In mammalian cells, methylation of cytosine residues is catalyzed by DNA methyltransferases (DNMTs), including DNMT1, DNMT3a and DNMT3b [Chen and Li 2004, Bestor 2000]. DNMT3a and DNMT3b are involved in de novo methylation, which may occur in embryonic stem cells or cancer cells [Okano et al 1999]. DNMT1 maintains the genomic methylation state by specifically recognizing and methylating hemimethylated CpG dinucleotides during DNA replication [Groth et al 2007, Li et al 1992]. (See Figure 2).

Figure 2. . Mechanism for maintaining DNA methylation during replication.

Figure 2.

Mechanism for maintaining DNA methylation during replication. Following replication, individual strands of the original molecule become paired with newly synthesized strands (in green), resulting in a hemimethylated DNA. DNA methyltransferase 1 (DNMT1) (more...)

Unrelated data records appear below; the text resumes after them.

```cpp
int morph_check(visfd_hip_ctx* ctx, const float* src, float* dst, const float* mask, i64 nx, i64 ny, i64 nz, int op,
                int max_op) {
  VH_REQUIRE(ctx && src && dst, "null argument");
  VH_REQUIRE(op >= 0 && op <= max_op, "unknown morphology op");
  VH_TRY(check_dims(nx, ny, nz));
  VH_REQUIRE(!overlaps(src, dst, nx * ny * nz), "morphology cannot run in place (dst overlaps src)");
  VH_REQUIRE(!overlaps(mask, dst, nx * ny * nz), "morphology: dst overlaps mask");
  VH_HIP(hipSetDevice(ctx->device));
  return VISFD_HIP_OK;
}

int median_check(visfd_hip_ctx* ctx, const float* src, float* dst, const float* mask, i64 nx, i64 ny, i64 nz) {
  VH_REQUIRE(ctx && src && dst, "null argument");
  VH_TRY(check_dims(nx, ny, nz));
  VH_REQUIRE(!overlaps(src, dst, nx * ny * nz), "the median filter cannot run in place (dst overlaps src)");
  VH_REQUIRE(!overlaps(mask, dst, nx * ny * nz), "median: dst overlaps mask");
  VH_HIP(hipSetDevice(ctx->device));
  return VISFD_HIP_OK;
// ... 674 lines not shown
```

visfd_amd/csrc/common.hpp:

```cpp
#pragma once

#include <hip/hip_runtime.h>

#include <cstdint>
#include <cstdio>
#include <cstring>
#include <string>
#include <vector>

#include "../../include/visfd_hip.h"

namespace vh {

typedef int64_t i64;

void set_error(const std::string& msg);
int fail(int code, const std::string& msg);

#define VH_HIP(expr)                                                                         \
  do {                                                                                       \
    hipError_t _e = (expr);                                                                  \
    if (_e != hipSuccess)                                                                    \
      return vh::fail(_e == hipErrorOutOfMemory ? VISFD_HIP_ENOMEM : VISFD_HIP_EDEVICE,      \
                      std::string(#expr) + ": " + hipGetErrorString(_e));                    \
  } while (0)

#define VH_TRY(expr)           \
  do {                         \
    int _rc = (expr);          \
    if (_rc != VISFD_HIP_OK) return _rc; \
  } while (0)

#define VH_REQUIRE(cond, msg) \
  do {                        \
    if (!(cond)) return vh::fail(VISFD_HIP_EINVAL, msg); \
  } while (0)

enum Slot {
  WS_A = 0, WS_B, WS_C, WS_D,
  WS_DEN_A, WS_DEN_B,
  WS_NORM,
  WS_LOG0, WS_LOG1, WS_LOG2,
  WS_CAND, WS_COUNTER,
  WS_SCANCNT,
  WS_HIST,
  WS_TVTAB,
  WS_TVAUX,
  WS_TVSCRATCH,
  WS_TVLIST,
  WS_H2D_0, WS_H2D_1, WS_H2D_2, WS_H2D_3, WS_H2D_4,
  WS_MORPH_TAB,
  WS_MORPH_SRC,
  WS_MORPH_TMP,
  WS_EXT_FLAGS,
  WS_EXT_PARENT,
  WS_EXT_COUNT,
  WS_EXT_COUNTERS,
  WS_EXT_LIST,
  WS_EXT_RANKS,
  WS_F3D_TAB,
  WS_DRAW_OWNER,
  WS_DRAW_TAB,
  WS_WSH_KIND,
  WS_WSH_LINK,
  WS_WSH_C,
  WS_WSH_STATE,
  WS_WSH_SEEDS,
  WS_WSH_FLAGS,
  WS_MEDIAN_TAB,
  WS_INTENSITY,
  WS_DIST_DSQ,
  WS_DIST_STACK,
  WS_DIST_POINTS,
  WS_NSLOTS
};

struct BlobJob;

}

struct visfd_hip_options {
  int gauss_3pass = 0;
  int gauss_cfg = 0;
  int gauss_wg_per_cu = 2;
  int tv_dense = 0;
  int tv_fma = 0;
  int gauss_fma = 0;
  int eig_f32 = 0;
  int tv_zrun = 0;
  int tv_no_replay = 0;
  int tv_exact_tiled = 0;
  int tv_no_fold = 0;
  int tv_poison = 0;
  int tv_reserve_wg = 0;
  int tv_max_wg = 0;
  int64_t blob_test_cap = 0;
  int morph_general = 0;
  int filter3d_general = 0;
  int median_general = 0;
  int distance_general = 0;
  int watershed_host = 0;
  int stats_blocks = 0;
  int draw_time = 0;
  int debug = 0;
};

struct visfd_hip_ctx {
  visfd_hip_options opt;
  float* tv_table_dev = nullptr;
  float tv_table_key[2] = {0.0f, 0.0f};
  int tv_table_h = -1;
  int device = 0;
  hipStream_t stream = nullptr;
  bool own_stream = false;
  void* slot_ptr[vh::WS_NSLOTS] = {};
  size_t slot_bytes[vh::WS_NSLOTS] = {};
  int num_cus = 256;
  hipStream_t aux_stream = nullptr;
  std::vector<int> morph_tab;
  int morph_last_path = -1;
  std::vector<float> f3d_raw;
  int64_t f3d_key[5] = {};
  int64_t f3d_n = 0;
  int64_t f3d_ncols = 0;
  float f3d_den = 0.0f;
  int f3d_last_path = -1;
  std::vector<int> median_tab;
  int median_last_path = -1;
  int distance_last_path = -1;
  float draw_ms[3] = {-1.0f, -1.0f, -1.0f};
  int64_t wsh_stats[4] = {-1, -1, -1, -1};
  std::vector<vh::BlobJob*> blob_jobs;
};

namespace vh {

int blob_jobs_drain(visfd_hip_ctx* ctx, const BlobJob* except = nullptr);
void blob_jobs_abort(visfd_hip_ctx* ctx);

int ws_get(visfd_hip_ctx* ctx, Slot s, size_t bytes, void** out);
template <typename T>
inline int ws(visfd_hip_ctx* ctx, Slot s, size_t count, T** out) {
  void* p = nullptr;
  int rc = ws_get(ctx, s, count * sizeof(T), &p);
  *out = static_cast<T*>(p);
  return rc;
}
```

DNA Methylation and Disease

Aberrant patterns of DNA methylation influence many aspects of disease processes [Ozanne and Constância 2007, Feinberg and Tycko 2004, Jaenisch and Young 2008], particularly in many human tumors [Esteller 2008, Jones and Baylin 2007]. Cancers have the unique property in which global hypomethylation alters the chromatin architecture, leading to the inappropriate activation of oncogenes. In constrast, hypermethylation and silencing of tumor suppressor genes is recognized as a hallmark of many types of cancer cells [Feinberg and Tycko 2004, Laird 2003, Callinan and Feinberg 2006].

Keyword: DNA methylation

About Histone Modifications

Summary

Histone proteins undergo a bewildering array of post-translational modifications, which may be associated with active or inactive chromatin. The presence and phenotypic influence of these modifications contribute to the epigenome of the cell.

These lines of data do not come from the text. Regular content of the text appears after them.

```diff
@@ -814,8 +851,8 @@
                            reinterpret_cast<const f32x4*>(boxes_src), ih, iw, min_side, sorted_idx, tboxes, tscores, flags);
         rc = check_launch();
         if (rc) return rc;
-        hipLaunchKernelGGL(topk_emit_kernel, dim3(1), dim3(1024), 0, s, tboxes, tscores, flags, sort_n, reinterpret_cast<f32x4*>(cand_boxes),
-                           cand_scores, counts);
+        hipLaunchKernelGGL(topk_emit_kernel, dim3(cdiv(K, EMIT_THREADS)), dim3(EMIT_THREADS), 0, s, tboxes, tscores, flags,
+                           reinterpret_cast<f32x4*>(cand_boxes), cand_scores, counts);
         return check_launch();
     }
     auto kern = topk_sort_kernel<MODE>;
@@ -835,21 +872,26 @@
     FRCNN_MAX_LDS_ONCE(nms_reduce_kernel, NMS_LDS_BYTES);
     int rc;
     if (!banded) {
-        hipLaunchKernelGGL(nms_mask_kernel, dim3(nms_tri(nw)), dim3(64), 0, s, boxes, n_ptr, thr, nw_stride, ps.mask, 0, (const int32_t*)nullptr);
+        hipLaunchKernelGGL(nms_mask_kernel<1>, dim3(nms_tri(nw)), dim3(64), 0, s, boxes, n_ptr, thr, nw_stride, ps.mask, 0, (const int32_t*)nullptr);
         rc = check_launch();
         if (rc) return rc;
         hipLaunchKernelGGL(nms_reduce_kernel, dim3(1), dim3(64), NMS_LDS_BYTES, s, ps.mask, nw_stride, n_ptr, max_keep, boxes, order, keep,
                            props, n_keep, nw, (const int32_t*)nullptr, (int32_t*)nullptr);
         return check_launch();
     }
-    hipLaunchKernelGGL(nms_mask_kernel, dim3(nms_tri(NMS_BAND)), dim3(64), 0, s, boxes, n_ptr, thr, nw_stride, ps.mask, 0, (const int32_t*)nullptr);
+    static const bool one_wave = frcnn_knob("FRCNN_NMS_MASK_ONE_WAVE") != nullptr;
+    if (one_wave)
+        hipLaunchKernelGGL(nms_mask_kernel<1>, dim3(nms_tri(NMS_BAND)), dim3(64), 0, s, boxes, n_ptr, thr, nw_stride, ps.mask, 0, (const int32_t*)nullptr);
+    else
+        hipLaunchKernelGGL(nms_mask_kernel<NMS_MASK_WAVES>, dim3(nms_tri(NMS_BAND)), dim3(64 * NMS_MASK_WAVES), 0, s, boxes, n_ptr, thr, nw_stride,
+                           ps.mask, 0, (const int32_t*)nullptr);
     rc = check_launch();
     if (rc) return rc;
     hipLaunchKernelGGL(nms_reduce_kernel, dim3(1), dim3(64), NMS_LDS_BYTES, s, ps.mask, nw_stride, n_ptr, max_keep, boxes, order, keep,
                        props, n_keep, NMS_BAND, (const int32_t*)nullptr, done);
     rc = check_launch();
     if (rc) return rc;
-    hipLaunchKernelGGL(nms_mask_kernel, dim3(nms_tri(nw) - nms_tri(NMS_BAND)), dim3(64), 0, s, boxes, n_ptr, thr, nw_stride, ps.mask, NMS_BAND,
+    hipLaunchKernelGGL(nms_mask_kernel<1>, dim3(nms_tri(nw) - nms_tri(NMS_BAND)), dim3(64), 0, s, boxes, n_ptr, thr, nw_stride, ps.mask, NMS_BAND,
                        (const int32_t*)done);
     rc = check_launch();
     if (rc) return rc;
@@ -862,14 +904,19 @@
                          const float* anchor_map, const float* valid_map, int fh, int fw,
                          int image_h, int image_w, int pre_nms, int post_nms, float nms_thr,
                          float min_side, float* scores, int32_t* sorted_idx, float* props,
-                         int32_t* counts, hipStream_t s)
+                         int32_t* counts, hipStream_t s, const HeadPlanes* planes)
 {
     const int A = fh * fw * 9;
     if (A < 1 || A > ps.a_cap || pre_nms < 1 || pre_nms > ps.pre_cap || post_nms < 1 ||
         post_nms > ps.post_cap || post_nms > 2048 || ld_head < 45)
         return FRCNN_EINVAL;
-    hipLaunchKernelGGL(rpn_decode_kernel, dim3(cdiv(A, 256)), dim3(256), 0, s, head, ld_head, anchor_map,
-                       valid_map, A, scores, reinterpret_cast<f32x4*>(ps.boxes_all), ps.keys);
+    if (planes != nullptr)
+        hipLaunchKernelGGL(rpn_decode_kernel<true>, dim3(cdiv(A, 256)), dim3(256), 0, s, planes->head_out, ld_head, planes->ws, planes->bias,
+                           planes->splits, anchor_map, valid_map, A, scores, reinterpret_cast<f32x4*>(ps.boxes_all), ps.keys, counts);
+    else
+        hipLaunchKernelGGL(rpn_decode_kernel<false>, dim3(cdiv(A, 256)), dim3(256), 0, s, const_cast<float*>(head), ld_head,
+                           (const float*)nullptr, (const float*)nullptr, 1, anchor_map, valid_map, A, scores,
+                           reinterpret_cast<f32x4*>(ps.boxes_all), ps.keys, counts);
     int rc = check_launch();
     if (rc) return rc;
     rc = launch_topk<0>(ps.keys, A, pre_nms, ps.boxes_all, (float)image_h, (float)image_w, min_side,
diff --git a/include/frcnn_hip.h b/include/frcnn_hip.h
--- a/include/frcnn_hip.h
+++ b/include/frcnn_hip.h
@@ -19,6 +19,7 @@
 
 #define FRCNN_RELU   1u
 #define FRCNN_POOL2  2u
+#define FRCNN_LINEAR_WHOLE_TILES 0x100u
 #define FRCNN_X3G_WSPLIT 0x800u
 
 int         frcnn_abi_version(void);
@@ -137,6 +138,8 @@
 int frcnn_linear(const float* d_a, int lda, const float* d_w, const float* d_bias,
                  float* d_y, int ldy, int M, int N, int K, unsigned flags,
                  void* d_ws, size_t ws_bytes, void* stream);
+int frcnn_linear_heads(const float* d_a, int lda, const float* d_w, const float* d_bias, float* d_logits, int ld, int M, int ncls,
+                       int ndelta, int K, unsigned flags, void* d_ws, size_t ws_bytes, float* d_classes, float* d_deltas, void* stream);
 int frcnn_softmax_rows(const float* d_x, int ldx, float* d_y, int M, int ncls, void* stream);
 
 typedef struct frcnn_ctx frcnn_ctx;
```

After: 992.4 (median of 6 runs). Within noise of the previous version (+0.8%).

The Role of Histone Modifications

Histone modifications are diverse, and typically evolutionarily conserved. Modifications that have been observed include lysine and arginine methylation, lysine acetylation, serine and threonine phosphorylation, monoubiquitylation, sumoylation and proline isomerization [Kouzarides 2007]. Histone modifications are dynamic, and their deposition or removal can be influenced by factors including developmental state, environmental cues, exposure to stress, and the cell cycle. Various modifications are associated exclusively with actively transcribed regions of the genome, while other modifications have been observed to localize to regions of inactive chromatin [Kouzarides 2007]. For example, methylation on histone H3 at lysine 4, lysine 36 and lysine 79 are marks that localize to regions of the genome that are transcriptionally active, while methylation on histone H3 lysine 9, lysine 27 and histone H4 lysine 20 are marks that localize to regions of the genome that are transcriptionally inactive [Martin and Zhang 2005, Kouzarides 2007].

How many of these modifications exert their biological effects, and how the addition or removal of many of these modifications is regulated is still unclear. In many cases, recognition of specific histone modifications by various effector proteins is thought to mediate specific biological processes such as gene activation or gene repression [Taverna et al 2007]. Additionally, alteration of histone charges by modifications such as acetylation and phosphorylation are thought to induce localized structural changes in chromatin allowing protein factors to access the DNA. The dependence of certain histone modifications on other modifications, and antagonism of some histone marks by others has been observed. The combinatorial nature of various histone modifications occurring at different times during development and at specific sites within the histones provides additional levels of regulation and complexity to the epigenome. Misregulation of the addition and/or removal of these modifications, or the enzymes that catalyze them have been implicated in human disease, including various cancers [Schneider et al 2002].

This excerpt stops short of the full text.